Task brief:
Could you please return each line of the data that has the word "CDstd"?

Information supplied:
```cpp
size_t gh_km4_slot_bytes(int n, bool compact_on) {
  const size_t quarter = 160 * 1024 / 4, std_b = gh_km4_lds_bytes(n);
  return (compact_on && std_b > quarter && gh_km4_lds_bytes_compact(n) <= quarter) ? gh_km4_lds_bytes_compact(n) : std_b;
// ... 129 lines not shown
    worst = std::max(worst, (double)r[3] / ((double)r[2] / (double)r[4]));
  }
  if (used == 0) return GHICP_OK;
  out8[0] = (double)used; out8[1] = solves; out8[2] = sum_dt / solves * tick_ms; out8[3] = sum_max / (double)used * tick_ms;
  out8[4] = sum_span / (double)used * tick_ms; out8[5] = slots; out8[6] = cap > 0 ? 1.0 - sum_dt / cap : 0.0; out8[7] = worst;
  return GHICP_OK;
}

extern "C" int ghicp_ctx_loop_hazards(ghicp_ctx* ctx, int64_t* solves) {
  GH_ENTER(ctx);
  GH_ARG(solves != nullptr);
  *solves = (int64_t)ctx->loop_hazards;
  return GHICP_OK;
}

extern "C" int ghicp_ctx_pair_loop_stats(ghicp_ctx* ctx, double* out8) {
  GH_ENTER(ctx);
  GH_ARG(out8 != nullptr);
  for (int i = 0; i < 8; i++) out8[i] = 0.0;
  const long long nl = ctx->km_launches;
  if (nl <= 0 || !ctx->buf[B_KM_LSTAT].p) return GHICP_OK;
  for (hipStream_t a : ctx->aux_streams) GH_HIP(hipStreamSynchronize(a));
  GH_HIP(hipStreamSynchronize(ctx->stream));
  constexpr int W = ghicp_ctx::KM_LSTAT_W;
  std::vector<unsigned long long> h((size_t)nl * W);
  GH_HIP(hipMemcpy(h.data(), ctx->buf[B_KM_LSTAT].p, h.size() * sizeof(unsigned long long), hipMemcpyDeviceToHost));
  const double tick_ms = 1e3 / 100e6;
  double launches = 0, slots = 0, solves = 0, sum_dt = 0, mx = 0, sum_span = 0, life = 0, cap = 0;
  for (long long l = 0; l < nl; l++) {
    const unsigned long long* r = &h[(size_t)l * W];
    if (r[6] == 0) continue;
    const double start = (double)((1ull << 62) - r[0]), span = (double)r[1] - start;
    launches++; slots += (double)r[6]; solves += (double)r[4]; sum_dt += (double)r[2]; mx = std::max(mx, (double)r[3]);
    sum_span += span; life += (double)r[5]; cap += std::min((double)ctx->km_slots[(size_t)l], (double)r[6]) * span;
  }
  if (launches == 0) return GHICP_OK;
  out8[0] = launches; out8[1] = slots; out8[2] = solves; out8[3] = solves > 0 ? sum_dt / solves * tick_ms : 0.0; out8[4] = mx * tick_ms;
  out8[5] = sum_span / launches * tick_ms; out8[6] = cap > 0 ? 1.0 - life / cap : 0.0; out8[7] = life > 0 ? sum_dt / life : 0.0;
  return GHICP_OK;
}
```

gh-icp_amd/csrc/loop.hip:

```cpp
#include "ctx.h"
#include "devmath.h"

#include <cmath>

#include "km_prob.h"
#include "km4_dev.h"
int gh_km_solve_dev(ghicp_ctx* ctx, const double* w, int n, double eps, int32_t* match, const int* done_flag);

namespace {

struct LoopState {
  int it, done, cor, converged_flag;
  double RMS, FDM, FDstd, IoU, para1, para2, penalty, CDmean, CDstd, energy;
  double Rt_till[16];
  double rmse_after;
  unsigned long long t_begin, t_end;
  unsigned long long t_solve_max;
  int it_solve_max;
  unsigned hw_id;
};

struct LoopConst {
  int ks, kt, n, feature, corr, max_iter, min_cor, nchunk_a, nchunk_b, chunk_a, chunk_b, nparts;
  float scale, est_iou, adjust_ratio, adjust_step;
// ... 79 lines not shown
    if (threadIdx.x == 0) {
      const size_t b = (size_t)by * cdiv_dev(ka, ROWS) + bx;
      P.psum[b * 2] = bs;
      P.psum[b * 2 + 1] = bs2;
    }
  }
}

template <int FT, bool COLS>
__global__ __launch_bounds__(ROWS) void k_cd_rowmin(const LoopProb* __restrict__ probs) {
  const LoopProb& P = probs[blockIdx.z];
  if (P.st->done) return;
  __shared__ double sB[CHUNK_MAX * 3];
  __shared__ double red[16];
  dev_cd_rowmin<FT, COLS>(P, (int)blockIdx.x, (int)blockIdx.y, sB, red);
}

__device__ inline void dev_penalty(const LoopProb& P, double* red) {
  LoopState* st = P.st;
  const LoopConst& C = P.C;
  double s = 0, s2 = 0;
  for (int i = threadIdx.x; i < C.nparts; i += blockDim.x) { s += P.psum[i * 2]; s2 += P.psum[i * 2 + 1]; }
  s = gh_block_sum(s, red);
  s2 = gh_block_sum(s2, red);
  if (threadIdx.x == 0) {
    const int it = st->it;
    const double cnt = (double)C.ks * (double)C.kt;
    double piv, wfd0 = 0, wed0 = 1;
    if (C.feature == GHICP_FEATURE_BSC) { wfd0 = P.wfd[it]; wed0 = 1.0 - wfd0; }
    const double inv_k0 = 1.0 / (double)(it + 1);
    if (C.feature == GHICP_FEATURE_BSC) piv = cd_pivot<GHICP_FEATURE_BSC>(P, wed0, wfd0, inv_k0);
    else if (C.feature == GHICP_FEATURE_FPFH) piv = cd_pivot<GHICP_FEATURE_FPFH>(P, wed0, wfd0, inv_k0);
    else piv = cd_pivot<GHICP_FEATURE_NONE>(P, wed0, wfd0, inv_k0);
    const double dm = s / (double)C.kt / (double)C.ks;
    const double mean = piv + dm;
    double var = s2 / cnt - dm * dm;
    if (var < 0) var = 0;
    const double sd = sqrt(var);
    double pen;
    if (C.feature == GHICP_FEATURE_NONE) {
      pen = fmax(mean, 1.0);
      st->CDstd = 0;
    } else if (C.feature == GHICP_FEATURE_BSC) {
      const double wfd = P.wfd[it], wed = 1.0 - wfd;
      if (it > 1) pen = st->RMS * st->para1 * (double)C.scale * wed + (st->FDM + st->para2 * st->FDstd) * wfd;
      else pen = mean - C.penalty_initial * sd;
      pen = fmax(pen, 5.0);
      st->CDstd = sd;
    } else {
      if (it > 1) pen = st->RMS * st->para1 * (double)C.scale * st->para2;
      else pen = mean / C.penalty_initial;
      st->CDstd = 0;
    }
    st->CDmean = mean;
    st->penalty = pen;
  }
}

__global__ __launch_bounds__(256) void k_penalty(const LoopProb* __restrict__ probs) {
  const LoopProb& P = probs[blockIdx.x];
  if (P.st->done) return;
  __shared__ double red[16];
  dev_penalty(P, red);
}

// ... 356 lines not shown
    }
  __syncthreads();
  dev_penalty(P, red);
  __syncthreads();
}
template <int FT>
__device__ __noinline__ void pl_graph(const LoopProb& P, int* ired) {
  const int rb4 = cdiv_dev(P.C.n, 4);
  for (int bx = 0; bx < rb4; bx++) dev_km_csr<FT, 0>(P, bx);
  __syncthreads();
  dev_km_scan_desc(P, ired);
  __syncthreads();
  for (int bx = 0; bx < rb4; bx++) dev_km_csr<FT, 1>(P, bx);
  __syncthreads();
}
template <bool PROF>
__device__ __noinline__ void pl_km(const Km2Problem* desc, int km_flags, char* smem, int lds_bytes) {
  const Km2Problem KP = *desc;
  k4_solve_block<PROF, false>(KP, km_flags, smem, lds_bytes, nullptr, (k4_gu16) nullptr);
  __syncthreads();
}
template <bool PROF>
__device__ __noinline__ void pl_km_compact(const Km2Problem* desc, int km_flags, char* smem, int lds_bytes, k4_gu16 scr) {
  const Km2Problem KP = *desc;
  k4_solve_block<PROF, true>(KP, km_flags, smem, lds_bytes, nullptr, scr);
  __syncthreads();
}
template <int FT>
__device__ __noinline__ void pl_solve(const LoopProb& P, double* red, int* ired, double* sh) {
  dev_solve<FT>(P, red, ired, sh);
  __syncthreads();
}

template <int FT, bool PROF>
__global__ __launch_bounds__(K4_T, 4) void k_pair_loop(const LoopProb* __restrict__ probs, const int* __restrict__ order, const int npairs, int* qhead,
                                                  const int km_flags, const int lds_bytes, unsigned long long* lstat, int* progress,
                                                  const int* __restrict__ order2, const int npairs2, int* qhead2,
                                                  unsigned short* __restrict__ scr, const long long scr_stride) {
  extern __shared__ __attribute__((aligned(16))) char smem[];
  double* sB = reinterpret_cast<double*>(smem);
  double* red = sB + CHUNK_MAX * 3;
  double* sh = red + 16;
  int* ired = reinterpret_cast<int*>(sh + 32);
  volatile int* s_idx = ired + 18;
  const unsigned long long t_slot0 = lstat ? __builtin_amdgcn_s_memrealtime() : 0ull;
  unsigned long long t_solve = 0ull, t_solve_max = 0ull, n_solve = 0ull;
  __builtin_amdgcn_s_setprio(3);
  for (int qsel = 0; qsel < 2; qsel++) {
  const int* const ord = qsel == 0 ? order : order2;
  const int np = qsel == 0 ? npairs : npairs2;
  int* const qh = qsel == 0 ? qhead : qhead2;
  if (ord == nullptr) break;
  for (;;) {
    __syncthreads();
    if (threadIdx.x == 0) *s_idx = atomicAdd(qh, 1);
    __syncthreads();
    const int q = *s_idx;
    if (q >= np) break;
    const LoopProb& P = probs[ord[q]];
    if (threadIdx.x == 0 && lstat) P.st->t_begin = __builtin_amdgcn_s_memrealtime();
    unsigned long long t_pair_max = 0ull;
    int it_pair_max = 0;
    while (*(volatile int*)&P.st->done == 0) {
      pl_sweep<FT>(P, sB, red);
      pl_graph<FT>(P, ired);
      const unsigned long long t0 = lstat ? __builtin_amdgcn_s_memrealtime() : 0ull;
      if (k4_takes_compact(P.C.n, km_flags, lds_bytes))
        pl_km_compact<PROF>(P.km_desc, km_flags, smem, lds_bytes, scr ? (k4_gu16)(scr + (size_t)blockIdx.x * (size_t)scr_stride) : (k4_gu16) nullptr);
      else
        pl_km<PROF>(P.km_desc, km_flags, smem, lds_bytes);
      if (lstat) {
        const unsigned long long dt = __builtin_amdgcn_s_memrealtime() - t0;
        t_solve += dt; t_solve_max = dt > t_solve_max ? dt : t_solve_max; n_solve++;
        if (dt > t_pair_max) { t_pair_max = dt; it_pair_max = *(volatile int*)&P.st->it; }
      }
      pl_solve<FT>(P, red, ired, sh);
    }
    if (threadIdx.x == 0 && lstat) {
      P.st->t_end = __builtin_amdgcn_s_memrealtime();
      P.st->t_solve_max = t_pair_max;
      P.st->it_solve_max = it_pair_max;
      P.st->hw_id = ((unsigned)__builtin_amdgcn_s_getreg((4) | (0 << 6) | (31 << 11)) & 0xFFFFu) | (((unsigned)__builtin_amdgcn_s_getreg((20) | (0 << 6) | (3 << 11)) & 0xFu) << 16);
    }
    if (threadIdx.x == 0 && progress) __hip_atomic_fetch_add(progress, 1, __ATOMIC_RELAXED, __HIP_MEMORY_SCOPE_SYSTEM);
  }
  }
  if (threadIdx.x == 0 && lstat) {
    const unsigned long long t1 = __builtin_amdgcn_s_memrealtime();
    atomicMax(&lstat[0], (1ull << 62) - t_slot0);
    atomicMax(&lstat[1], t1);
    atomicAdd(&lstat[2], t_solve);
    atomicMax(&lstat[3], t_solve_max);
    atomicAdd(&lstat[4], n_solve);
    atomicAdd(&lstat[5], t1 - t_slot0);
    atomicAdd(&lstat[6], 1ull);
  }
}

static void pick_chunks(int ka, int kb, int batch, int* chunk, int* nchunk) {
  const int rowblocks = cdiv(ka > 0 ? ka : 1, ROWS) * (batch > 0 ? batch : 1);
  int want = cdiv(2048, rowblocks);
  int ch = cdiv(kb > 0 ? kb : 1, want);
  if (ch < 32) ch = 32;
  if (ch > CHUNK_MAX) ch = CHUNK_MAX;
  *chunk = ch;
  *nchunk = kb > 0 ? cdiv(kb, ch) : 1;
}
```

Exercise output:
  double RMS, FDM, FDstd, IoU, para1, para2, penalty, CDmean, CDstd, energy;
      st->CDstd = 0;
      st->CDstd = sd;
      st->CDstd = 0;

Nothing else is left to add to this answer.